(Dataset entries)
# pansanity666/TransHuman

Measured on AMD Instinct MI355X. Metric: rays/sec (512x512, 64 samples/ray), higher is better.
Workload: dtype f32 (fp16 hi/lo x3 MFMA emulation)

## Files before the change

include/transhuman_hip.h:

```cpp
#ifndef TRANSHUMAN_HIP_H
#define TRANSHUMAN_HIP_H

#include <stddef.h>
#include <stdint.h>

#ifdef __cplusplus
extern "C" {
#endif

#define TH_ABI_VERSION 12

typedef struct th_ctx th_ctx;
typedef void* th_stream;

int         th_abi_version(void);
const char* th_last_error(void);
int         th_ctx_create(int device, th_ctx** out);
void        th_ctx_destroy(th_ctx* ctx);
size_t      th_sizeof(const char* type_name);

enum { TH_PROF_HULL = 0, TH_PROF_DPARF = 1, TH_PROF_GATHER = 2, TH_PROF_MLP = 3, TH_PROF_COMPOSITE = 4,
       TH_PROF_VIT = 5, TH_PROF_FOLD = 6 , TH_PROF_PHASES = 8 };
int th_profile_enable(th_ctx* ctx, int on);
int th_profile_read(th_ctx* ctx, double* ms_out, int64_t* count_out);
int th_host_wait_read(th_ctx* ctx, double* ms_out);
int th_clock_probe(th_ctx* ctx, int64_t* out_dev , th_stream stream);
int th_fused_cycles(th_ctx* ctx, int64_t* counters_dev);

typedef struct {
    const float* w;
    const float* b;
    int out_f;
    int in_f;
} th_linear;

typedef struct {
    th_linear fc_0, alpha_res_0;
    th_linear key0, val0;
    th_linear key1, val1;
    th_linear fc_1, fc_2, fc_3, alpha_fc;
    th_linear feature_fc, rgb_res_0, view_fc, rgb_res_1, fc_4, rgb_fc;
    th_linear upsample_color;
} th_mlp_weights;

typedef struct {
    const float *ln1_w, *ln1_b, *ln2_w, *ln2_b;
    th_linear qkv, proj, fc1, fc2;
} th_vit_block;

int th_set_mlp_weights(th_ctx* ctx, const th_mlp_weights* w, th_stream stream);
int th_set_mlp_mode(th_ctx* ctx, int mode);
int th_set_fused_waves(th_ctx* ctx, int waves);
int th_set_tok_gather(th_ctx* ctx, int on);
int th_set_tex_rows(th_ctx* ctx, int on);

#define TH_RANGE_SLOTS 8
#define TH_RANGE_FP16_LIMIT 0x7B53u
#define TH_RANGE_FP16_FLOOR 0x2400u
int th_set_vit_mode(th_ctx* ctx, int mode);
int th_range_snapshot(th_ctx* ctx, th_stream stream);
// ... 257 lines not shown
```

transhuman_amd/csrc/k_mlp_fused8_kernel.h:

```cpp
#pragma once
#include "k_mlp_fused_kernel.h"

typedef float f8_f4 __attribute__((ext_vector_type(4)));
typedef short f8_s4 __attribute__((ext_vector_type(4)));
typedef short f8_s8 __attribute__((ext_vector_type(8)));

#define F8_THREADS 512
#define F8_PART_FLOATS (3 * 8 * 32)
#define F8_PSTR 12
#define F8_MISC_FLOATS (F8_PSTR * 32 + F8_PART_FLOATS + 32 + 8)
#define F8_LDS_BYTES (ABUF_BYTES + MBUF_BYTES + F8_MISC_FLOATS * 4)
static_assert(F8_LDS_BYTES <= 163840, "the 8-wave tile must fit the CU's LDS");

#define F8_MFMA(A, B, C) __builtin_amdgcn_mfma_f32_16x16x32_f16((A), (B), (C), 0, 0, 0)

template <int CT>
__device__ __forceinline__ void f8_load_w(const uint4* __restrict__ wl, int t, uint4 (&w)[CT][2]) {
    const uint4* p = wl + (long long)t * (CT * 2 * 64);
#pragma unroll
    for (int c = 0; c < CT; ++c) {
        w[c][0] = p[(c * 2 + 0) * 64];
        w[c][1] = p[(c * 2 + 1) * 64];
    }
}
#define F8_WSLICE(L, wave, ct) ((L).w + (long long)(wave) * (L).KB * ((ct) * 2 * 64))

template <int NR, int ROWSTEP, bool PERM>
__device__ __forceinline__ void f8_load_x(const char* __restrict__ ahi, const char* __restrict__ alo, int aoff, int t,
                                          h8 (&xh)[NR], h8 (&xl)[NR]) {
    const int ko = (PERM ? 32 : 64) * t;
#pragma unroll
    for (int r = 0; r < NR; ++r) {
        xh[r] = *reinterpret_cast<const h8*>(ahi + r * ROWSTEP + aoff + ko);
        xl[r] = *reinterpret_cast<const h8*>(alo + r * ROWSTEP + aoff + ko);
    }
}
template <bool PERM>
__device__ __forceinline__ int f8_aoff(int lane, int str) {
    const int l = lane & 15, g = lane >> 4;
    return PERM ? l * str + 16 * (g >> 1) + 256 * (g & 1) : l * str + 16 * g;
}

template <int CT, int RT, int NR, int R0, bool FIRST>
__device__ __forceinline__ void f8_mfma_half(const uint4 (&w)[CT][2], const h8 (&xh)[NR], const h8 (&xl)[NR], f8_f4 (&acc)[CT][RT]) {
    const f8_f4 zero = {0.f, 0.f, 0.f, 0.f};
// ... 130 lines not shown
__device__ __forceinline__ void f8_mfma_dual(const uint4 (&r3)[2][2], const uint4 (&ra)[1][2], const h8 (&mh)[1], const h8 (&ml)[1],
                                             const h8 (&xh)[NV], const h8 (&xl)[NV], f8_f4 (&a3)[2][2], f8_f4 (&va)[1][RT]) {
    const f8_f4 zero = {0.f, 0.f, 0.f, 0.f};
#pragma unroll
    for (int t = 0; t < 3; ++t) {
        const int wp = t == 0 ? 1 : 0;
        const bool lo = t == 1;
        const bool first = FIRST && t == 0;
        a3[0][H] = F8_MFMA(*reinterpret_cast<const h8*>(&r3[0][wp]), lo ? ml[0] : mh[0], first ? zero : a3[0][H]);
#pragma unroll
        for (int r = 0; r < NV; ++r) {
            va[0][R0 + r] = F8_MFMA(*reinterpret_cast<const h8*>(&ra[0][wp]), lo ? xl[r] : xh[r], first ? zero : va[0][R0 + r]);
            if (r == 0) a3[1][H] = F8_MFMA(*reinterpret_cast<const h8*>(&r3[1][wp]), lo ? ml[0] : mh[0], first ? zero : a3[1][H]);
        }
    }
}
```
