struct TrioCnt6 {
  uint32_t rec = 0, draw = 0, sta = 0, stb = 0, pre = 0, fin = 0, abort = 0;
};
DEV void cnt_read(const TrioLds &D, TrioCnt6 &c) {
  uint32_t v[kTrioCnts];
#pragma unroll
  for (int k = 0; k < kTrioCnts; k++) v[k] = __hip_atomic_load(&D.cnt[k], __ATOMIC_RELAXED, __HIP_MEMORY_SCOPE_WORKGROUP);
  __builtin_amdgcn_fence(__ATOMIC_ACQUIRE, "workgroup");
  c.rec = __builtin_amdgcn_readfirstlane(v[CNT_REC]);
  c.draw = __builtin_amdgcn_readfirstlane(v[CNT_DRAW]);
  c.sta = __builtin_amdgcn_readfirstlane(v[CNT_STA]);
  c.stb = __builtin_amdgcn_readfirstlane(v[CNT_STB]);
  c.pre = __builtin_amdgcn_readfirstlane(v[CNT_PRE]);
  c.fin = __builtin_amdgcn_readfirstlane(v[CNT_FIN]);
  c.abort = __builtin_amdgcn_readfirstlane(v[CNT_ABORT]);
}
DEV void cnt_store(TrioLds &D, int k, uint32_t v) {
#ifdef COG_TRIO_FENCE
  if ((threadIdx.x & 63) == 0) __hip_atomic_store(&D.cnt[k], v, __ATOMIC_RELEASE, __HIP_MEMORY_SCOPE_WORKGROUP);
#else
  __builtin_amdgcn_fence(__ATOMIC_RELEASE, "wavefront");
  if ((threadIdx.x & 63) == 0) __hip_atomic_store(&D.cnt[k], v, __ATOMIC_RELAXED, __HIP_MEMORY_SCOPE_WORKGROUP);
  __builtin_amdgcn_fence(__ATOMIC_ACQUIRE, "wavefront");
#endif
}
#ifdef COG_ISSUE_COUNT
DEV void cnt_wait(TrioLds &, TrioCnt6 &, const uint32_t &field, uint32_t v, const DevState &) {
  if (field < v) asm volatile("s_nop 0");
}
#else
DEV void cnt_wait(TrioLds &D, TrioCnt6 &c, const uint32_t &field, uint32_t v, const DevState &s) {
  if (__builtin_expect(field >= v, 1)) return;
  if (c.abort) return;
  for (uint32_t spins = 0;; spins++) {
    cnt_read(D, c);
    if (field >= v || c.abort) return;
    if (spins >= kTrioSpinLimit) {
      if ((threadIdx.x & 63) == 0) {
        atomicOr(&s.status[0], F_SYNC_TIMEOUT);
        atomicAdd(&s.status[1], 1u);
        *s.err = 1u;
        __hip_atomic_store(&D.cnt[CNT_ABORT], 1u, __ATOMIC_RELEASE, __HIP_MEMORY_SCOPE_WORKGROUP);
      }
      c.abort = 1u;
      return;
    }
    __builtin_amdgcn_s_sleep(2);
  }
}
#endif
DEV uint3 pre_pack(const uint4 p, bool jtab) {
  if (!jtab) return make_uint3(p.x, p.y, p.z | p.w << 31);
  uint32_t jt = 0u;
#pragma unroll
  for (int k = 2; k <= 9; k++) {
    const UidEntry e = uid_entry((uint32_t)k);
    jt |= uid_tab_accepted(p.y, e.s, e.m) << (4 * (k - 2));
  }
  return make_uint3(p.x, jt, p.z | p.w << 31);
}

DEV void trio_store_players(const TrioLds &D, const DevState &s, int ne) {
  const int l = (int)(threadIdx.x & 63);
#pragma unroll
  for (int j = 0; j < 4; j++) {
    const int f = j * 64 + l, e = min(f >> 2, ne - 1), q = f & 3;
    reinterpret_cast<uint4 *>(s.priv + e)[4 + q] = D.pl[q][e];
    s.heads[5 * e + 1 + q] = D.heads[q][e];
  }
}

DEV void deck_expand(const uint2 pile[5], uint4 dk[7]) {
  uint32_t d[28];
#pragma unroll
  for (int k = 0; k < 28; k++) d[k] = 0u;
#pragma unroll
  for (int p = 0; p < 5; p++) {
    const int b = 21 * p, q = b >> 2, sh = b & 3;
    const uint32_t lo = pile[p].x, hi = pile[p].y;
    if (sh == 0) {
      d[q] |= lo;
      d[q + 1] |= hi;
    } else {
      d[q] |= lo << (8 * sh);
      d[q + 1] |= __builtin_amdgcn_alignbyte(hi, lo, 4 - sh);
      d[q + 2] |= hi >> (8 * (4 - sh));
    }
  }
#pragma unroll
  for (int k = 0; k < 7; k++) dk[k] = make_uint4(d[4 * k], d[4 * k + 1], d[4 * k + 2], d[4 * k + 3]);
}
DEV bool compact_of(const uint4 dk[7], uint2 pile[5]) {
  uint32_t d[28];
#pragma unroll
  for (int k = 0; k < 7; k++) { d[4 * k] = dk[k].x; d[4 * k + 1] = dk[k].y; d[4 * k + 2] = dk[k].z; d[4 * k + 3] = dk[k].w; }
  uint32_t rest = 0u;
#pragma unroll
  for (int k = 0; k < 28; k++) {
    uint32_t m = 0u;
#pragma unroll
    for (int y = 4 * k; y < 4 * k + 4; y++)
      if (y < 105 && y % 21 >= 8) m |= 0xffu << (8 * (y & 3));
    if (m) rest |= d[k] & m;
  }
#pragma unroll
  for (int p = 0; p < 5; p++) {
    const int b = 21 * p, q = b >> 2, sh = b & 3;
    pile[p].x = sh ? __builtin_amdgcn_alignbyte(d[q + 1], d[q], sh) : d[q];
    pile[p].y = sh ? __builtin_amdgcn_alignbyte(d[q + 2], d[q + 1], sh) : d[q + 1];
  }
  return rest == 0u;
}
DEV uint32_t hand_take(uint2 &h, int c) {
  const uint32_t sh = 8u * (uint32_t)(c & 3);
  const uint32_t w = c < 4 ? h.x : h.y;
  const uint32_t prev = (w >> sh) & 0xffu;
  const uint32_t nw = (w & ~(0xffu << sh)) | (((prev - 1u) & 0xffu) << sh);
  h.x = c < 4 ? nw : h.x;
  h.y = c < 4 ? h.y : nw;
  return prev;
}
DEV bool heads14_zero(const MBits &b) { return (b.w0 >> 22) == 1u && b.w1 == (1u << 12) && b.w2 == 0x204u; }
constexpr uint32_t kMoveShopBits = (0x7fu << 2) | (0x7ffffu << 9);
DEV uint32_t nth_set_bit_iter(uint32_t m, uint32_t j) {
  while (__builtin_amdgcn_ballot_w64(j != 0u)) {
    m = j ? (m & (m - 1u)) : m;
    j = j ? j - 1u : 0u;
  }
  return (uint32_t)(__ffs(m) - 1);
}
DEV bool sample_lean(const MBits &sel, const uint3 &pr, uint32_t &rng, uint32_t &a0, bool jtab, const UidEntry *tab) {
  const uint32_t m0 = sel.w0 & 0x3fffffu, k0 = __popc(m0);
  if (!(pr.x == rng && (pr.z >> 31) == 0u && heads14_zero(sel) && k0 >= 1u && k0 <= 9u)) return false;
  uint32_t j;
  if (jtab) {
    j = k0 >= 2u ? (pr.y >> (4u * (k0 - 2u))) & 15u : 0u;
  } else {
    const UidEntry e0 = tab[k0];
    j = k0 >= 2u ? uid_tab_accepted(pr.y, e0.s, e0.m) : 0u;
  }
  a0 = nth_set_bit_iter(m0, j);
  rng = pr.z;
  return true;
}
DEV uint4 pack_lean_player(uint4 pp, uint32_t n_in_hand, uint32_t n_active, uint32_t steps_taken) {
  pp.y = (pp.y & 0xff0000ffu) | (n_in_hand & 0xffu) << 8 | (n_active & 0xffu) << 16;
  pp.z = (pp.z & 0xffff00ffu) | (steps_taken & 0xffu) << 8;
  return pp;
}
DEV bool lean_player(const uint4 &pp) { return (pp.x | (pp.y & 0xffu)) == 0u; }
DEV void trio_store_private(const DevState &s, size_t i, const RegEnv &R, const MBits &selb) {
  uint4 *pw = reinterpret_cast<uint4 *>(s.priv + i);
  reinterpret_cast<uint3 *>(reinterpret_cast<uint32_t *>(pw) + 1)[0] = make_uint3(R.seed, R.max_steps, R.turn_counter);
  pw[1] = make_uint4(R.g1x, R.g1y, R.in_market, R.flags);
  s.heads[5 * i] = mbits_u4(selb);
}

## WHAT YOU HAVE TO DO
Copy out, word for word, the part of the entries above that begins at the line with "DEV void deck_expand(const" and ends at the line with "d[q + 1] |= __builtin_amdgcn_alignbyte(hi, lo, 4", including both.

## EXERCISE RESPONSE
DEV void deck_expand(const uint2 pile[5], uint4 dk[7]) {
  uint32_t d[28];
#pragma unroll
  for (int k = 0; k < 28; k++) d[k] = 0u;
#pragma unroll
  for (int p = 0; p < 5; p++) {
    const int b = 21 * p, q = b >> 2, sh = b & 3;
    const uint32_t lo = pile[p].x, hi = pile[p].y;
    if (sh == 0) {
      d[q] |= lo;
      d[q + 1] |= hi;
    } else {
      d[q] |= lo << (8 * sh);
      d[q + 1] |= __builtin_amdgcn_alignbyte(hi, lo, 4 - sh);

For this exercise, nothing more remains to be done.